__device__ __forceinline__ int row_index(const UpdateArgs& U, int step, int row_l, bool ok) {
  if (!ok) return 0;
  if (!U.shuffle) return row_l;
  const int e = step / U.nb, b = step - e * U.nb;
#ifdef DDRL_BOUNDS
  if (!BCHK(e >= 0 && e < U.n_epochs, 2)) return 0;
  const int slot = gld(U.perm + e * U.nb + b);
  if (!BCHK(slot >= 0 && slot < U.nb && (slot + 1) * DDRL_MB <= max(U.R, DDRL_MB) && row_l < DDRL_MB, 2)) return 0;
  return gld(U.shuffle + slot * DDRL_MB + row_l);
#else
  return gld(U.shuffle + gld(U.perm + e * U.nb + b) * DDRL_MB + row_l);
#endif
}
__device__ __forceinline__ int perm_slot(const UpdateArgs& U, int step) {
  const int e = step / U.nb, b = step - e * U.nb;
  return gld(U.perm + e * U.nb + b);
}

#ifdef DDRL_STAMPS
__device__ unsigned long long g_stamps[32][16];
#define STAMP_INIT unsigned long long st_prev = __builtin_amdgcn_s_memtime(), st_acc[16] = {0};
#ifndef DDRL_STAMP_TID
#define DDRL_STAMP_TID 0
#endif
#define STAMP(k) do { if (tid == DDRL_STAMP_TID) { const unsigned long long t_ = __builtin_amdgcn_s_memtime(); st_acc[k] += t_ - st_prev; st_prev = t_; } } while (0)
#define STAMP_DONE do { if (tid == DDRL_STAMP_TID) for (int k_ = 0; k_ < 16; ++k_) g_stamps[blockIdx.x][k_] = st_acc[k_]; } while (0)
}
#if !DDRL_FFN_AT && DDRL_FFN_KSP != 1
extern "C" int ddrl_diag_stamps(unsigned long long* host) {
  return hipMemcpyFromSymbol(host, HIP_SYMBOL(g_stamps), sizeof(g_stamps)) == hipSuccess ? 0 : -1;
}
#endif
namespace {
#else
#define STAMP_INIT
#define STAMP(k)
#define STAMP_DONE
#endif

constexpr int kGxSt = 0, kGxLd = 16;
#define XCHG_SLOW_TICKS 20000ull
#define XCHG_TIMEOUT_TICKS 300000000ull
__device__ __forceinline__ bool xchg_abandon(unsigned long long t0, int* err) {
  const unsigned long long dt = __builtin_amdgcn_s_memrealtime() - t0;
  if (dt < XCHG_SLOW_TICKS) return false;
  if (__hip_atomic_load(err, __ATOMIC_RELAXED, __HIP_MEMORY_SCOPE_AGENT)) return true;
  if (dt > XCHG_TIMEOUT_TICKS) { atomicExch(err, 1); return true; }
  return false;
}
#if DDRL_XCHG_IS_ATOMIC
#define DDRL_XCHG_SCOPE __HIP_MEMORY_SCOPE_SYSTEM
typedef unsigned long long* gx_box_t;
__device__ __forceinline__ gx_box_t gx_rsrc(unsigned long long* box) { return box; }
__device__ __forceinline__ void gx_put(gx_box_t r, int j, float v0, float v1, unsigned tag, bool) {
  unsigned long long* g = r + 2 * (j * 256 + (int)threadIdx.x);
  __hip_atomic_store(g, ((unsigned long long)tag << 32) | __float_as_uint(v0), __ATOMIC_RELAXED, DDRL_XCHG_SCOPE);
  __hip_atomic_store(g + 1, ((unsigned long long)tag << 32) | __float_as_uint(v1), __ATOMIC_RELAXED,
                     DDRL_XCHG_SCOPE);
}
__device__ __forceinline__ void xchg_store(unsigned long long* g, unsigned long long v, bool) {
  __hip_atomic_store(g, v, __ATOMIC_RELAXED, DDRL_XCHG_SCOPE);
}
__device__ __forceinline__ unsigned long long xchg_load(unsigned long long* g) {
  return __hip_atomic_load(g, __ATOMIC_RELAXED, DDRL_XCHG_SCOPE);
}
template <int NP, typename F>
__device__ __forceinline__ bool gx_get(gx_box_t r, unsigned tag, float* out, int* err, F&& after_first) {
  bool lost = false;
  unsigned long long g[2 * NP];
  unsigned long long* b = r + 2 * (int)threadIdx.x;
  const unsigned long long t0 = __builtin_amdgcn_s_memrealtime();
  bool first = true;
  for (;;) {
#pragma unroll
    for (int j = 0; j < NP; ++j) {
      g[2 * j] = __hip_atomic_load(b + 512 * j, __ATOMIC_RELAXED, DDRL_XCHG_SCOPE);
      g[2 * j + 1] = __hip_atomic_load(b + 512 * j + 1, __ATOMIC_RELAXED, DDRL_XCHG_SCOPE);
    }
    if (first) { after_first(); first = false; }
    bool ok = true;
#pragma unroll
    for (int j = 0; j < 2 * NP; ++j) ok = ok && (unsigned)(g[j] >> 32) == tag;
    if (ok) break;
    if (xchg_abandon(t0, err)) {
#pragma unroll
      for (int j = 0; j < 2 * NP; ++j) g[j] = 0ull;
      lost = true;
      break;
    }
    __builtin_amdgcn_s_sleep(1);
  }
#pragma unroll
  for (int j = 0; j < 2 * NP; ++j) out[j] = __uint_as_float((unsigned)g[j]);
  return lost;
}
#else
typedef __amdgpu_buffer_rsrc_t gx_box_t;
__device__ __forceinline__ gx_box_t gx_rsrc(unsigned long long* box) {
  return __builtin_amdgcn_make_buffer_rsrc(box, 0, GX_MAX_PAIRS * 256 * 16, 0x00020000);
}
__device__ __forceinline__ void gx_put(gx_box_t r, int j, float v0, float v1, unsigned tag, bool coh) {
  const v4u g = {__float_as_uint(v0), tag, __float_as_uint(v1), tag};
  if (coh) __builtin_amdgcn_raw_buffer_store_b128(g, r, (j * 256 + (int)threadIdx.x) * 16, 0, 16);
  else __builtin_amdgcn_raw_buffer_store_b128(g, r, (j * 256 + (int)threadIdx.x) * 16, 0, kGxSt);
}
__device__ __forceinline__ void xchg_store(unsigned long long* g, unsigned long long v, bool coh) {
  const __amdgpu_buffer_rsrc_t r = __builtin_amdgcn_make_buffer_rsrc(g, 0, 8, 0x00020000);
  typedef unsigned v2u_t __attribute__((ext_vector_type(2)));
  const v2u_t x = {(unsigned)v, (unsigned)(v >> 32)};
  if (coh) __builtin_amdgcn_raw_buffer_store_b64(x, r, 0, 0, 16);
  else __builtin_amdgcn_raw_buffer_store_b64(x, r, 0, 0, kGxSt);
}
__device__ __forceinline__ unsigned long long xchg_load(unsigned long long* g) {
  const __amdgpu_buffer_rsrc_t r = __builtin_amdgcn_make_buffer_rsrc(g, 0, 8, 0x00020000);
  typedef unsigned v2u_t __attribute__((ext_vector_type(2)));
  const v2u_t x = __builtin_amdgcn_raw_buffer_load_b64(r, 0, 0, kGxLd);
  return ((unsigned long long)x[1] << 32) | x[0];
}
template <int NP, typename F>
__device__ __forceinline__ bool gx_get(gx_box_t r, unsigned tag, float* out, int* err, F&& after_first) {
  bool lost = false;
  v4u g[NP];
  const unsigned long long t0 = __builtin_amdgcn_s_memrealtime();
  bool first = true;
  for (;;) {
#pragma unroll
    for (int j = 0; j < NP; ++j) g[j] = __builtin_amdgcn_raw_buffer_load_b128(r, (j * 256 + (int)threadIdx.x) * 16, 0, kGxLd);
    if (first) { after_first(); first = false; }
    bool ok = true;
#pragma unroll
    for (int j = 0; j < NP; ++j) ok = ok && g[j][1] == tag && g[j][3] == tag;
    if (ok) break;
    if (xchg_abandon(t0, err)) {
#pragma unroll
      for (int j = 0; j < NP; ++j) g[j] = v4u{0u, 0u, 0u, 0u};
      lost = true;
      break;
    }
    __builtin_amdgcn_s_sleep(1);
  }
#pragma unroll
  for (int j = 0; j < NP; ++j) {
    out[2 * j] = __uint_as_float(g[j][0]);
    out[2 * j + 1] = __uint_as_float(g[j][2]);
  }
  return lost;
}
#endif
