# tuna2134/sbv2-api

Measured on NVIDIA B200. Metric: audio-sec/sec, higher is better.
Workload: dtype f16 operands / f32 accumulate on tcgen05 (decoder, flow; text encoder with two-term fp16 splits); f32 elsewhere

## Files before the change

### sbv2-api_b200/csrc/flow_attention_tc.cu

```cuda
#include <cuda_fp16.h>
#include <math_constants.h>

#include "kernels.h"

namespace sbv2 {
namespace {

constexpr int QT = 128, KT = 128, D = 96, DP = D / 8, RP = 16;
constexpr uint32_t TILE_BYTES = DP * KT * 16;
constexpr uint32_t P_BYTES = (KT / 8) * QT * 16;
constexpr uint32_t PREL_BYTES = (RP / 8) * QT * 16;
constexpr uint32_t REL_BYTES = DP * RP * 16;
constexpr int TM_O = 0, TM_SREL = 96, TM_S = 128 , TM_COLS = 512;
constexpr int NKV = 3;
constexpr int NSM_WARPS = 8;

__device__ __forceinline__ uint32_t smem_u32(const void* p) { return (uint32_t)__cvta_generic_to_shared(p); }
__device__ __forceinline__ void mbar_init(uint32_t bar, uint32_t count) {
  asm volatile("mbarrier.init.shared::cta.b64 [%0], %1;" ::"r"(bar), "r"(count));
}
__device__ __forceinline__ void mbar_expect_tx(uint32_t bar, uint32_t bytes) {
  asm volatile("mbarrier.arrive.expect_tx.shared::cta.b64 _, [%0], %1;" ::"r"(bar), "r"(bytes) : "memory");
}
__device__ __forceinline__ void mbar_arrive(uint32_t bar) {
  asm volatile("mbarrier.arrive.shared::cta.b64 _, [%0];" ::"r"(bar) : "memory");
}
__device__ __forceinline__ void mbar_wait(uint32_t bar, uint32_t parity) {
  asm volatile(
      "{\n"
      ".reg .pred P1;\n"
      "LAB_WAIT:\n"
      "mbarrier.try_wait.parity.shared::cta.b64 P1, [%0], %1, %2;\n"
      "@P1 bra DONE;\n"
      "bra LAB_WAIT;\n"
      "DONE:\n"
      "}\n" ::"r"(bar),
      "r"(parity), "r"(0x989680u)
      : "memory");
}
__device__ __forceinline__ void bulk_g2s(uint32_t dst, const void* src, uint32_t bytes, uint32_t bar) {
  asm volatile("cp.async.bulk.shared::cluster.global.mbarrier::complete_tx::bytes [%0], [%1], %2, [%3];" ::"r"(dst), "l"(src),
               "r"(bytes), "r"(bar)
               : "memory");
}
__device__ __forceinline__ void tc_fence_before() { asm volatile("tcgen05.fence::before_thread_sync;" ::: "memory"); }
__device__ __forceinline__ void tc_fence_after() { asm volatile("tcgen05.fence::after_thread_sync;" ::: "memory"); }
__device__ __forceinline__ void tc_commit(uint32_t bar) {
  asm volatile("tcgen05.commit.cta_group::1.mbarrier::arrive::one.shared::cluster.b64 [%0];" ::"r"(bar) : "memory");
}
__device__ __forceinline__ void tc_mma_f16(uint32_t tmem_d, uint64_t adesc, uint64_t bdesc, uint32_t idesc, uint32_t accumulate) {
  asm volatile(
      "{\n"
      ".reg .pred p;\n"
      "setp.ne.b32 p, %4, 0;\n"
      "tcgen05.mma.cta_group::1.kind::f16 [%0], %1, %2, %3, p;\n"
      "}\n" ::"r"(tmem_d),
      "l"(adesc), "l"(bdesc), "r"(idesc), "r"(accumulate)
      : "memory");
}
__device__ __forceinline__ void tc_ld32(uint32_t taddr, uint32_t* v) {
  asm volatile(
      "tcgen05.ld.sync.aligned.32x32b.x32.b32 "
      "{%0,%1,%2,%3,%4,%5,%6,%7,%8,%9,%10,%11,%12,%13,%14,%15,%16,%17,%18,%19,%20,%21,%22,%23,%24,%25,%26,%27,%28,%29,%30,%31}, [%32];"
      : "=r"(v[0]), "=r"(v[1]), "=r"(v[2]), "=r"(v[3]), "=r"(v[4]), "=r"(v[5]), "=r"(v[6]), "=r"(v[7]), "=r"(v[8]), "=r"(v[9]),
        "=r"(v[10]), "=r"(v[11]), "=r"(v[12]), "=r"(v[13]), "=r"(v[14]), "=r"(v[15]), "=r"(v[16]), "=r"(v[17]), "=r"(v[18]),
        "=r"(v[19]), "=r"(v[20]), "=r"(v[21]), "=r"(v[22]), "=r"(v[23]), "=r"(v[24]), "=r"(v[25]), "=r"(v[26]), "=r"(v[27]),
        "=r"(v[28]), "=r"(v[29]), "=r"(v[30]), "=r"(v[31])
      : "r"(taddr)
      : "memory");
}
__device__ __forceinline__ void tc_ld16(uint32_t taddr, uint32_t* v) {
  asm volatile(
      "tcgen05.ld.sync.aligned.32x32b.x16.b32 {%0,%1,%2,%3,%4,%5,%6,%7,%8,%9,%10,%11,%12,%13,%14,%15}, [%16];"
      : "=r"(v[0]), "=r"(v[1]), "=r"(v[2]), "=r"(v[3]), "=r"(v[4]), "=r"(v[5]), "=r"(v[6]), "=r"(v[7]), "=r"(v[8]), "=r"(v[9]),
        "=r"(v[10]), "=r"(v[11]), "=r"(v[12]), "=r"(v[13]), "=r"(v[14]), "=r"(v[15])
      : "r"(taddr)
      : "memory");
}
__device__ __forceinline__ void tc_wait_ld() { asm volatile("tcgen05.wait::ld.sync.aligned;" ::: "memory"); }
__device__ __forceinline__ uint32_t elect_one_sync() {
  uint32_t pred = 0;
  asm volatile(
      "{\n"
      ".reg .b32 %%rx;\n"
      ".reg .pred %%px;\n"
      "elect.sync %%rx|%%px, %1;\n"
      "@%%px mov.s32 %0, 1;\n"
      "}\n"
      : "+r"(pred)
      : "r"(0xffffffffu));
  return pred;
}
__device__ __forceinline__ float ex2_approx(float x) {
  float y;
  asm("ex2.approx.ftz.f32 %0, %1;" : "=f"(y) : "f"(x));
  return y;
}
__device__ __forceinline__ uint64_t make_desc(uint32_t saddr, uint32_t lbo_bytes, uint32_t sbo_bytes) {
  return (uint64_t)((saddr >> 4) & 0x3FFF) | ((uint64_t)((lbo_bytes >> 4) & 0x3FFF) << 16) | ((uint64_t)((sbo_bytes >> 4) & 0x3FFF) << 32) |
         ((uint64_t)1 << 46);
}
constexpr uint32_t idesc_f16(int n, int b_mn_major) {
  return (1u << 4) | ((uint32_t)b_mn_major << 16) | ((uint32_t)(n >> 3) << 17) | ((uint32_t)(128 >> 4) << 24);
}

#define ATRACE(ev, i)                                                                                   \
  do {                                                                                                   \
    if (trace != nullptr && blockIdx.x == 0 && blockIdx.y == 0 && blockIdx.z == 0 && (i) < 64) trace[(i) * 8 + (ev)] = clock64(); \
  } while (0)
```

..............................

### Work required
Starting with the first line of the listing above and ending with the line that holds "const int slot", return those lines exactly as written, both included.

### Result of this exercise
__device__ __forceinline__ int row_index(const UpdateArgs& U, int step, int row_l, bool ok) {
  if (!ok) return 0;
  if (!U.shuffle) return row_l;
  const int e = step / U.nb, b = step - e * U.nb;
#ifdef DDRL_BOUNDS
  if (!BCHK(e >= 0 && e < U.n_epochs, 2)) return 0;
  const int slot = gld(U.perm + e * U.nb + b);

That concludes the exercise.